金融知識以前に大切なことがある

かように教師の価値観やファシリテーション能力の差により、洗脳的な教育になりかねないという側面をはらんでいます。

むろん、たとえば保証人と連帯保証人の違いやクーリングオフ制度など、契約の当事者になるからこそのリスクとその回避方法などを教えるのは、一定の役に立つとは思います。確かに「知っているか知らないか」で差がつくことはたくさんありますし。

しかし疑問があります。私たちはほぼ全員がこれまで金融教育などは受けることなく社会に出ました。

なのに、教わらなくても着実にキャリアを形成し計画的に支出・貯蓄するなどお金に困らない人がいる一方で、毎月給料日前にお金を使い果たしてキャッシングする人や、「ラクして簡単に儲かる」系の悪質な商材を買ってしまったり、詐欺的案件にお金をだまし取られる人がいるのはなぜなのだろうかと。

家計管理なんて単純な引き算の話であり、小学生でマスターしているはずなのに、社会人になってもできない人がいるのはなぜなのかと。
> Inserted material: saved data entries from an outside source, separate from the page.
# minhtrangvy/distributed_bitcoin_minter

Measured on AMD Instinct MI355X. Metric: GH/s (SHA-256 "msg nonce" min-search) at 1/2/4/8 MI355X; % of int32 VALU peak, higher is better.
Workload: dtype u32

## Files before the change

### distributed_bitcoin_minter_amd/csrc/bm_kernels.hpp

```cpp
#pragma once
#include <hip/hip_runtime.h>

#include <cstdint>
#include <type_traits>

#include "bm_common.h"
#include "bm_sha256.hpp"

namespace bm {

#define BM_DEV __device__ __forceinline__

template <int B, int E, class F>
BM_DEV void static_for(F&& f) {
    if constexpr (B < E) {
        f(std::integral_constant<int, B>{});
        static_for<B + 1, E>(f);
    }
}

BM_DEV uint32_t rotr(uint32_t x, uint32_t n) { return __builtin_amdgcn_alignbit(x, x, n); }

BM_DEV uint32_t xor3(uint32_t a, uint32_t b, uint32_t c) {
    if (__builtin_constant_p(a) && __builtin_constant_p(b) && __builtin_constant_p(c)) return a ^ b ^ c;
    return __builtin_amdgcn_bitop3_b32(a, b, c, 0x96);
}
BM_DEV uint32_t ch(uint32_t e, uint32_t f, uint32_t g) {
    if (__builtin_constant_p(e) && __builtin_constant_p(f) && __builtin_constant_p(g)) return (e & f) ^ (~e & g);
    return __builtin_amdgcn_bitop3_b32(e, f, g, 0xCA);
}
BM_DEV uint32_t maj(uint32_t a, uint32_t b, uint32_t c) {
    if (__builtin_constant_p(a) && __builtin_constant_p(b) && __builtin_constant_p(c))
        return (a & b) ^ (a & c) ^ (b & c);
    return __builtin_amdgcn_bitop3_b32(a, b, c, 0xE8);
}
BM_DEV uint32_t bsig0(uint32_t a) { return xor3(rotr(a, 2), rotr(a, 13), rotr(a, 22)); }
BM_DEV uint32_t bsig1(uint32_t e) { return xor3(rotr(e, 6), rotr(e, 11), rotr(e, 25)); }
BM_DEV uint32_t ssig0(uint32_t x) { return xor3(rotr(x, 7), rotr(x, 18), x >> 3); }
BM_DEV uint32_t ssig1(uint32_t x) { return xor3(rotr(x, 17), rotr(x, 19), x >> 10); }

template <int T>
BM_DEV void sha_round(uint32_t (&s)[8], uint32_t w) {
    uint32_t& a = s[(0 - T) & 7];
    uint32_t& b = s[(1 - T) & 7];
    uint32_t& c = s[(2 - T) & 7];
    uint32_t& d = s[(3 - T) & 7];
    uint32_t& e = s[(4 - T) & 7];
    uint32_t& f = s[(5 - T) & 7];
    uint32_t& g = s[(6 - T) & 7];
    uint32_t& h = s[(7 - T) & 7];
    const uint32_t t1 = h + bsig1(e) + ch(e, f, g) + (kK256[T] + w);
    d += t1;
    h = t1 + bsig0(a) + maj(a, b, c);
}

#ifndef BM_PAD_ADD3S
#define BM_PAD_ADD3S 1
#endif

BM_DEV uint32_t add3_sgpr(uint32_t a, uint32_t s, uint32_t b) {
    uint32_t r;
    asm("v_add3_u32 %0, %1, %2, %3" : "=v"(r) : "v"(a), "s"(s), "v"(b));
    return r;
}

template <int T, bool KW_SGPR = false>
BM_DEV void sha_round_kw(uint32_t (&s)[8], uint32_t kw) {
    uint32_t& a = s[(0 - T) & 7];
    uint32_t& b = s[(1 - T) & 7];
    uint32_t& c = s[(2 - T) & 7];
    uint32_t& d = s[(3 - T) & 7];
    uint32_t& e = s[(4 - T) & 7];
    uint32_t& f = s[(5 - T) & 7];
    uint32_t& g = s[(6 - T) & 7];
    uint32_t& h = s[(7 - T) & 7];
    uint32_t t1;
    if constexpr (KW_SGPR && BM_PAD_ADD3S)
        t1 = add3_sgpr(h, kw, ch(e, f, g)) + bsig1(e);
    else
        t1 = h + bsig1(e) + ch(e, f, g) + kw;
    d += t1;
    h = t1 + bsig0(a) + maj(a, b, c);
}

template <int R0, int R1>
BM_DEV void sha_rounds(uint32_t (&s)[8], uint32_t (&w)[16]) {
    static_for<R0, R1>([&](auto I) {
        constexpr int t = decltype(I)::value;
        if constexpr (t >= 16)
            w[t & 15] = ssig1(w[(t - 2) & 15]) + w[(t - 7) & 15] + ssig0(w[(t - 15) & 15]) + w[t & 15];
        sha_round<t>(s, w[t & 15]);
    });
}

BM_DEV uint32_t ssig0_uniform(uint32_t x) {
    return ((x >> 7) | (x << 25)) ^ ((x >> 18) | (x << 14)) ^ (x >> 3);
}

#ifndef BM_PIN
#define BM_PIN 1
#endif

BM_DEV uint32_t ssig0_salu(uint32_t x) {
    uint32_t r, t0, t1, t2;
    asm("s_lshr_b32 %1, %4, 7\n\t"
        "s_lshl_b32 %2, %4, 25\n\t"
        "s_or_b32 %1, %1, %2\n\t"
        "s_lshr_b32 %2, %4, 18\n\t"
        "s_lshl_b32 %3, %4, 14\n\t"
        "s_or_b32 %2, %2, %3\n\t"
        "s_xor_b32 %1, %1, %2\n\t"
        "s_lshr_b32 %2, %4, 3\n\t"
        "s_xor_b32 %0, %1, %2"
        : "=s"(r), "=&s"(t0), "=&s"(t1), "=&s"(t2)
        : "s"(x)
        : "scc");
    return r;
}

BM_DEV uint32_t vgpr_copy(uint32_t x) {
    uint32_t r;
    asm("v_mov_b32 %0, %1" : "=v"(r) : "s"(x));
    return r;
}

template <int R0, int V>
BM_DEV uint32_t sha_rounds_h0(uint32_t (&s)[8], uint32_t (&w)[16], uint32_t s0v, uint32_t h0_add) {
    static_assert(R0 <= V && V >= 1 && V <= 15, "varying word");
    static_for<R0, 63>([&](auto I) {
        constexpr int t = decltype(I)::value;
        if constexpr (t >= 16) {
            uint32_t s0;
            if constexpr (t - 15 == V)
                s0 = s0v;
            else
                s0 = ssig0(w[(t - 15) & 15]);
            w[t & 15] = ssig1(w[(t - 2) & 15]) + w[(t - 7) & 15] + s0 + w[t & 15];
        }
        sha_round<t>(s, w[t & 15]);
    });
    w[15] = ssig1(w[13]) + w[8] + ssig0(w[0]) + w[15];
    const uint32_t a = s[1], b = s[2], c = s[3], e = s[5], f = s[6], g = s[7], h = s[0];
    const uint32_t t1 = h + bsig1(e) + ch(e, f, g) + (kK256[63] + h0_add) + w[15];
    return t1 + bsig0(a) + maj(a, b, c);
}

BM_DEV void sha_compress(uint32_t (&st)[8], uint32_t (&w)[16]) {
    uint32_t s[8];
#pragma unroll
    for (int i = 0; i < 8; ++i) s[i] = st[i];
    sha_rounds<0, 64>(s, w);
#pragma unroll
    for (int i = 0; i < 8; ++i) st[i] += s[i];
}

template <int P, bool PADB>
constexpr int64_t tail_word(int k) {
    constexpr int LW = P / 4;
    if (k == LW + 1 && (P % 4) == 3 && P != 63) return 0x80000000ll;
    if (!PADB && k == 15) return -1;
    return 0;
}

template <int P, int NBV>
BM_DEV void add_task_digits(uint32_t (&W)[16 * NBV], uint64_t t, uint32_t ms, uint32_t nd) {
    uint64_t x = t;
    static_for<1, 20>([&](auto I) {
        constexpr int i = decltype(I)::value;
        constexpr int pos = 64 * (NBV - 1) + P - i;
        if constexpr (pos >= 0) {
            if (i >= (int)ms && i < (int)nd) {
                const uint64_t q = x / 10u;
                const uint32_t d = (uint32_t)(x - q * 10u);
                x = q;
                W[pos >> 2] += d << (8 * (3 - (pos & 3)));
            }
        }
    });
}

BM_DEV bool lex_less(uint64_t h1, uint64_t n1, uint64_t h2, uint64_t n2) {
    return h1 < h2 || (h1 == h2 && n1 < n2);
}

template <int XOR>
BM_DEV uint64_t swizzle_xor_u64(uint64_t v) {
    constexpr int pat = (XOR << 10) | 0x1F;
    const uint32_t lo = (uint32_t)__builtin_amdgcn_ds_swizzle((int)(uint32_t)v, pat);
    const uint32_t hi = (uint32_t)__builtin_amdgcn_ds_swizzle((int)(uint32_t)(v >> 32), pat);
    return ((uint64_t)hi << 32) | lo;
}

BM_DEV uint64_t readlane_u64(uint64_t v, int lane) {
    const uint32_t lo = (uint32_t)__builtin_amdgcn_readlane((int)(uint32_t)v, lane);
    const uint32_t hi = (uint32_t)__builtin_amdgcn_readlane((int)(uint32_t)(v >> 32), lane);
    return ((uint64_t)hi << 32) | lo;
}

BM_DEV void wave_min(uint64_t& h, uint64_t& n) {
    static_for<0, 5>([&](auto I) {
        constexpr int x = 1 << decltype(I)::value;
        const uint64_t oh = swizzle_xor_u64<x>(h), on = swizzle_xor_u64<x>(n);
        if (lex_less(oh, on, h, n)) {
            h = oh;
            n = on;
        }
    });
    const uint64_t h0 = readlane_u64(h, 0), n0 = readlane_u64(n, 0);
    const uint64_t h1 = readlane_u64(h, 32), n1 = readlane_u64(n, 32);
    if (lex_less(h1, n1, h0, n0)) {
        h = h1;
        n = n1;
    } else {
        h = h0;
        n = n0;
    }
}

template <int NT>
BM_DEV bool block_min(uint64_t& h, uint64_t& n) {
    constexpr int NWAVE = NT / 64;
    __shared__ Partial sh[NWAVE];
    wave_min(h, n);
    const int wave = threadIdx.x >> 6;
    if ((threadIdx.x & 63) == 0) sh[wave] = Partial{h, n};
    __syncthreads();
    if (threadIdx.x == 0) {
#pragma unroll
        for (int i = 1; i < NWAVE; ++i)
            if (lex_less(sh[i].hash, sh[i].nonce, h, n)) {
                h = sh[i].hash;
                n = sh[i].nonce;
            }
        return true;
    }
    return false;
}

BM_DEV uint64_t readfirstlane_u64(uint64_t v) {
    const uint32_t lo = (uint32_t)__builtin_amdgcn_readfirstlane((int)(uint32_t)v);
    const uint32_t hi = (uint32_t)__builtin_amdgcn_readfirstlane((int)(uint32_t)(v >> 32));
    return ((uint64_t)hi << 32) | lo;
}

#ifndef BM_FOLD
#define BM_FOLD 1
#endif
#ifndef BM_WAVES_MAIN
#define BM_WAVES_MAIN 7
#endif
#ifndef BM_WAVES_PAD
#define BM_WAVES_PAD 5
#endif
#ifndef BM_WAVES_NBV2
#define BM_WAVES_NBV2 7
#endif
#ifndef BM_NBV2_TIGHT
#define BM_NBV2_TIGHT 1
#endif
constexpr bool nbv2_tight(int P) { return BM_NBV2_TIGHT && P == 4; }
constexpr int search_waves(int P, int NBV) {
    return (NBV == 1 && P >= 55) ? BM_WAVES_PAD
                                 : (NBV == 2 ? (nbv2_tight(P) ? 6 : BM_WAVES_NBV2) : BM_WAVES_MAIN);
}
#ifndef BM_LDS_BEST
#define BM_LDS_BEST 0
#endif
#ifndef BM_CLOCK_PROBE
#define BM_CLOCK_PROBE 0
#endif
constexpr int kClockSlot = 16;
#ifndef BM_KATTR
#define BM_KATTR __attribute__((amdgpu_waves_per_eu(search_waves(P, NBV), 8)))
#endif
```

私は、家計管理とか住宅ローンとか株とか投資信託などという知識以前の、たとえば論理的思考力や想像力、予測・推測能力、クリティカルシンキング、問題解決能力、状況変化に応じて都度必要な学習ができる力、自己統制能力などといった、根源的な思考力とメンタルコントロールの問題ではないかと感じます。

基礎教科の土台があれば、詐欺は見抜ける

株や投資信託なんて別に高校生で知る必要性は高くなく、知ったところですぐに受験があり大学生活があり、社会に出れば投資よりもまず仕事の実力をつける方が重要になります。もちろん知らないよりは知っていた方が良いとは思いますが、興味を持った人が個々人で調べて投資すればいい分野のように思います。
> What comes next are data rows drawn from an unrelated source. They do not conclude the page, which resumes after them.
### fastsmc_amd/csrc/fsmc_decode_kernel_body.h

```cpp
#if FSMC_DECODE_POOL
template <int KT, int MODE, bool TRACK, bool HALF>
__global__ __launch_bounds__(kWave, minWavesPerSimd(KT)) void decode_kernel_pool(const KParamsPool p)
#else
template <int KT, int MODE, bool TRACK, bool SEQ, bool HALF, bool DUAL = false>
__global__ __launch_bounds__(kWave, minWavesPerSimd(KT)) void decode_kernel(const KParams p)
#endif
{
#if FSMC_DECODE_POOL
  constexpr bool SEQ = false, DUAL = false;
#endif
  static_assert(!HALF || (!SEQ && (MODE == kModeIbd || MODE == kModeSums)),
                "beta stride 2 is built for the array-mode IBD decode and the array-mode sums over pairs");
  static_assert(KT > 0 && KT <= kMaxStates, "a member of the kernel family (fsmc_instances.h)");
  static_assert(!DUAL || (MODE == kModeIbd && !SEQ), "two half-groups per wave: array-mode IBD");
  constexpr bool kRotate = !SEQ;
  constexpr int KA = KT;
  constexpr int K4A = (KA + 3) / 4;
  constexpr int E4A = ((KA + kKPad - 1) / kKPad) * (kKPad / 4);
  constexpr int NC = SEQ ? 4 : 3;
  constexpr int NL = (NC * E4A + kWave - 1) / kWave;
  constexpr int K = KT;
  const int Kreal = kGhost<KT> ? p.K : K;
  constexpr int K4 = (K + 3) >> 2;
  const int KP = p.KP;
// ... 139 lines not shown
          emisLds[q & 1][idx] = r.v[i];
        }
      }
      __builtin_amdgcn_wave_barrier();
    };

    auto stageEmis = [&](const int q) {
      const gchar_p src = uniformPtr(p.emis3 + (size_t)q * (NC * E4));
#pragma unroll
      for (int i = 0; i < NL; ++i) {
        const int idx = lane + i * kWave;
        if (idx < NC * E4) {
          dmaToLds((gf32x4_p)(src + (size_t)i * (kWave * sizeof(float4)) + laneOff), &emisLds[q & 1][i * kWave]);
        }
      }
    };
    RowIndexBlock stepRows;
    auto stepRowOf = [&](const int site) -> int { return stepRows.at(p.stepRow, p.S, lane, site); };
    auto waitEmisRows = [&](const bool storesBehind) {
      constexpr unsigned n = (unsigned)K4A;
      if (storesBehind && n < 64) {
        __builtin_amdgcn_s_waitcnt(0x0F70 | (n & 15u) | ((n >> 4) << 14));
      } else {
        waitVm0();
      }
    };

    float w[KA];
    Diag cycW;
#if defined(FSMC_REGION_STAMPS)
    cycW.last = (unsigned)__builtin_readcyclecounter();
#endif
#if defined(FSMC_PHASE_STAMPS)
    long long cycB = 0, cycR = 0, cycA = 0;
    long long stamp = (long long)clock64();
#define FSMC_STAMP(acc)                                                                                                \
  do {                                                                                                                 \
    const long long now_ = (long long)clock64();                                                                       \
    (acc) += now_ - stamp;                                                                                             \
    stamp = now_;                                                                                                      \
  } while (0)
#else
#define FSMC_STAMP(acc) ((void)0)
#endif

    auto betaGapStep = [&](float (&b)[KA], const int q, const EmisRegs& rows) {
      commitEmis(q, rows);
      const int row = tRowGapB[q];
      beta_step<KT, KA, false, kSeqSyncLoads<SEQ, KT, MODE>>(K, b, w, tabs, row, &emisLds[q & 1][3 * E4], cycW);
    };
    auto betaSeqStep = [&](float (&b)[KA], const int pos) {
      const int q = pos + 1;
      const bool gap = pos > from;
      EmisRegs ev;
      if (gap) {
        ev = prefetchEmis(pos);
      }
      const int c = obsClass(q);
      const int row = tRowSiteB[q];
      beta_step<KT, KA, true, kSeqSyncLoads<SEQ, KT, MODE>>(K, b, w, tabs, row, &emisLds[q & 1][c * E4], cycW);
      if (gap) {
        betaGapStep(b, pos, ev);
      }
    };

    {
      float b[KA];
      if constexpr (!kRotate) {
        beta_init<KT, KA>(K, p.K, b);
      }
      int ckJ = (aEnd < to) ? nChunks : nChunks - 1;
      int ckPos = (aEnd < to) ? aEnd : from + ckJ * C;
#if FSMC_DECODE_POOL
      float4* keep = nullptr;
      auto enterChunk = [&](const int j) {
        if (!pooled) {
          keep = j < nResident ? resBase + (size_t)j * p.chunkRows * vecF4 : nullptr;
          return;
        }
        keep = nullptr;
        if (j < p.poolCap) {
          int got = -1;
          if (lane == 0) {
            for (int t = 0; t < kPoolProbes; ++t) {
              const unsigned c = __hip_atomic_fetch_add(&p.poolState[kPoolCursor], 1u, __ATOMIC_RELAXED,
                                                        __HIP_MEMORY_SCOPE_AGENT) % p.poolBuffers;
              unsigned expected = 0u;
              if (__hip_atomic_compare_exchange_strong(&p.poolState[kPoolClaims + c], &expected, 1u, __ATOMIC_RELAXED,
                                                       __ATOMIC_RELAXED, __HIP_MEMORY_SCOPE_AGENT)) {
                got = (int)c;
                break;
              }
            }
            poolTable[j] = got;
          }
          got = __builtin_amdgcn_readfirstlane(got);
          if (got >= 0) {
            keep = poolBase + (size_t)got * p.chunkRows * vecF4;
          }
        }
      };
      if (!single && ckJ < nChunks) {
        enterChunk(ckJ);
      }
#endif
      auto afterBeta = [&](const int pos) -> bool {
        if (single) {
          const int rel = pos - from;
          if (pos < aEnd && (!HALF || (rel & 1) || pos == aEnd - 1)) {
            store_vec<KT, KA>(K, chunkbuf + slotOf(rel) * vecF4, laneOff, b);
            return true;
          }
        } else {
          bool out = false;
#if FSMC_DECODE_POOL
          if (keep != nullptr) {
#else
          if (kResidentBuilt && ckJ < nResident && pos < aEnd) {
#endif
            const int relc = pos - ckPos;
            const int hiJ = ckPos + C < aEnd ? ckPos + C : aEnd;
            if (!HALF || (relc & 1) || pos == hiJ - 1) {
#if FSMC_DECODE_POOL
              store_vec<KT, KA>(K, keep + slotOf(relc) * vecF4, laneOff, b);
#else
              store_vec<KT, KA>(K, resBase + ((size_t)ckJ * p.chunkRows + slotOf(relc)) * vecF4, laneOff, b);
#endif
              out = true;
            }
          }
          if (__builtin_expect(pos == ckPos && ckJ >= 1, 0)) {
            store_vec<KT, KA>(K, ckpt + (size_t)ckJ * vecF4, laneOff, b);
            ckJ -= 1;
            ckPos = from + ckJ * C;
#if FSMC_DECODE_POOL
            enterChunk(ckJ);
#endif
            out = true;
          }
          return out;
        }
        return false;
      };
      if constexpr (SEQ) {
        if (to - 1 > from) {
          betaGapStep(b, to - 1, prefetchEmis(to - 1));
        }
      }
      if constexpr (!kRotate) {
        afterBeta(to - 1);
      }
      if constexpr (SEQ) {
        for (int pos = to - 2; pos >= from; --pos) {
          betaSeqStep(b, pos);
          afterBeta(pos);
        }
      } else {
        if (to - 2 >= from) {
          stageEmis(to - 1);
        }
        if constexpr (kRotate) {
          float bsum = 0.f;
#pragma unroll
          for (int k = 0; k < K; ++k) {
            w[k] = (!kGhost<KT> || k < p.K) ? 1.0f : 0.f;
            bsum = bsum + w[k];
          }
          const float bsumInit = bsum;
          auto openBeta = [&](const int q) {
            if constexpr (DUAL) {
              if (q == toA - 1 || q == toB - 1) {
                const bool sel = myTo - 1 == q;
#pragma unroll
// ... 583 lines not shown
                    float4 sv[K4];
#pragma unroll
                    for (int g4 = 0; g4 < K4; g4 += kG) {
                      if ((unsigned)(4 * g4) < nAgeL) {
#pragma unroll
                        for (int j = 0; j < kG; ++j) {
                          if (g4 + j < K4) {
                            sv[g4 + j] = loadBlock(g4 + j);
                          }
                        }
                      }
                    }
#pragma unroll
                    for (int g4 = 0; g4 < K4; g4 += kG) {
                      if ((unsigned)(4 * g4) < nAgeL) {
#pragma unroll
                        for (int j = 0; j < kG; ++j) {
                          if (g4 + j < K4) {
                            addBlock(g4 + j, sv[g4 + j]);
                          }
                        }
                      }
                    }
                  } else {
#pragma unroll
                    for (int g4 = 0; g4 < K4; g4 += kG) {
                      if ((unsigned)(4 * g4) >= nAgeL) {
                        break;
                      }
                      float4 sv[kG];
#pragma unroll
                      for (int j = 0; j < kG; ++j) {
                        if (g4 + j < K4) {
                          sv[j] = loadBlock(g4 + j);
                        }
                      }
#pragma unroll
                      for (int j = 0; j < kG; ++j) {
                        if (g4 + j < K4) {
                          addBlock(g4 + j, sv[j]);
                        }
                      }
                    }
                  }
                };
                if constexpr (kSpsLdsBuilt<MODE, SEQ, DUAL>) {
                  if (spsInLds) {
                    rounds(std::true_type{});
                  } else {
                    rounds(std::false_type{});
                  }
                } else {
                  rounds(std::false_type{});
                }
              }
            }
            acc = (level == 4) ? 0.f : (opening ? s : acc + s);
            if (opening) {
              segStart = pos;
            }
            cur = level;
            if constexpr (DUAL) {
              if (__builtin_expect(pos == stA - 1 || pos == stB - 1, 0)) {
                if (pos == myST - 1) {
                  if (valid && cur != 4) {
                    emit(segStart, pos);
                  }
                  cur = 4;
                }
              }
            } else if (__builtin_expect(pos == aEnd - 1, 0)) {
              if (valid && cur != 4) {
                emit(segStart, pos);
              }
            }
          }
        }
        FSMC_END(cycW, 12);
      }
#if FSMC_DECODE_POOL
      if (pooled && resident) {
        waitVm0();
        if (lane == 0) {
          __hip_atomic_exchange(&p.poolState[kPoolClaims + poolBuf], 0u, __ATOMIC_RELEASE, __HIP_MEMORY_SCOPE_AGENT);
          __hip_atomic_fetch_add(&p.poolState[kPoolKept], 1u, __ATOMIC_RELAXED, __HIP_MEMORY_SCOPE_AGENT);
        }
      }
#endif
      FSMC_STAMP(cycA);
    }
#if defined(FSMC_REGION_STAMPS)
    if (lane == 0 && p.phaseCycles) {
#pragma unroll
      for (int r = 0; r < 16; ++r) {
        atomicAdd(&p.phaseCycles[8 + r], (unsigned long long)cycW.acc[r]);
      }
    }
#endif
#if defined(FSMC_DIAG_GROUP_TIMES)
    if (MODE == kModeIbd && lane == 0) {
      const unsigned long long t1 = __builtin_amdgcn_s_memrealtime();
      const unsigned idx = atomicAdd(&p.counters[1], 1u);
      if (idx < p.recCap) {
        fsmc_ibd_record r;
        r.pair = pairIdx;
        r.start = -1;
        r.end = (int)blockIdx.x;
        r.prob = (float)((double)(t1 & 0xFFFFFFFFull) / 1e5);
        r.post_mean = (float)((double)(diagT0 & 0xFFFFFFFFull) / 1e5);
        r.map = __int_as_float((int)(__builtin_amdgcn_s_getreg(63492) & 0xFFFFu) |
                               (int)((__builtin_amdgcn_s_getreg(63508) & 0xFu) << 16));
        p.recs[idx] = r;
      }
    }
#endif
#if defined(FSMC_PHASE_STAMPS)
    if (lane == 0 && p.phaseCycles) {
      atomicAdd(&p.phaseCycles[0], (unsigned long long)cycB);
      atomicAdd(&p.phaseCycles[1], (unsigned long long)cycR);
      atomicAdd(&p.phaseCycles[2], (unsigned long long)cycA);
      atomicAdd(&p.phaseCycles[3], 1ull);
      atomicAdd(&p.phaseCycles[4], (unsigned long long)cycW.waitCycles);
    }
#endif
  }
}
```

それよりも前回の記事ではありませんが、数学や国語、物理といった基本教科の学習と深い理解、勉強方法の工夫や自身の課題分析に基づいた軌道修正、あるいは疑問に思ったことを探求する作業を通じ、強靭な頭脳を獲得する方が優先度が高いのではないでしょうか。

そうした土台があれば、わざわざ教わらなくても詐欺的な話は見抜けるし、カードのリボルビング払いがいかに不利かは計算しなくてもわかるし、住宅ローンの返済なども加味した家計管理ができるはずです。

たとえばアダルトサイトや出会い系サイトなどにアクセスできないように、子どものPCやスマホをフィルタリングソフトで制限するという方法がありますが、もっと重要なことは、そうした情報に触れたとしても、それで判断が揺らがない思考軸の獲得、安易に流されない価値判断基準の獲得の方が重要なのに似ています。

金融教育が無駄とは言いませんが(ディスカッションやディベート形式であれば大いに意味があると思います)、教員にも生徒にも、あまり負担にならない範囲でよいように感じています。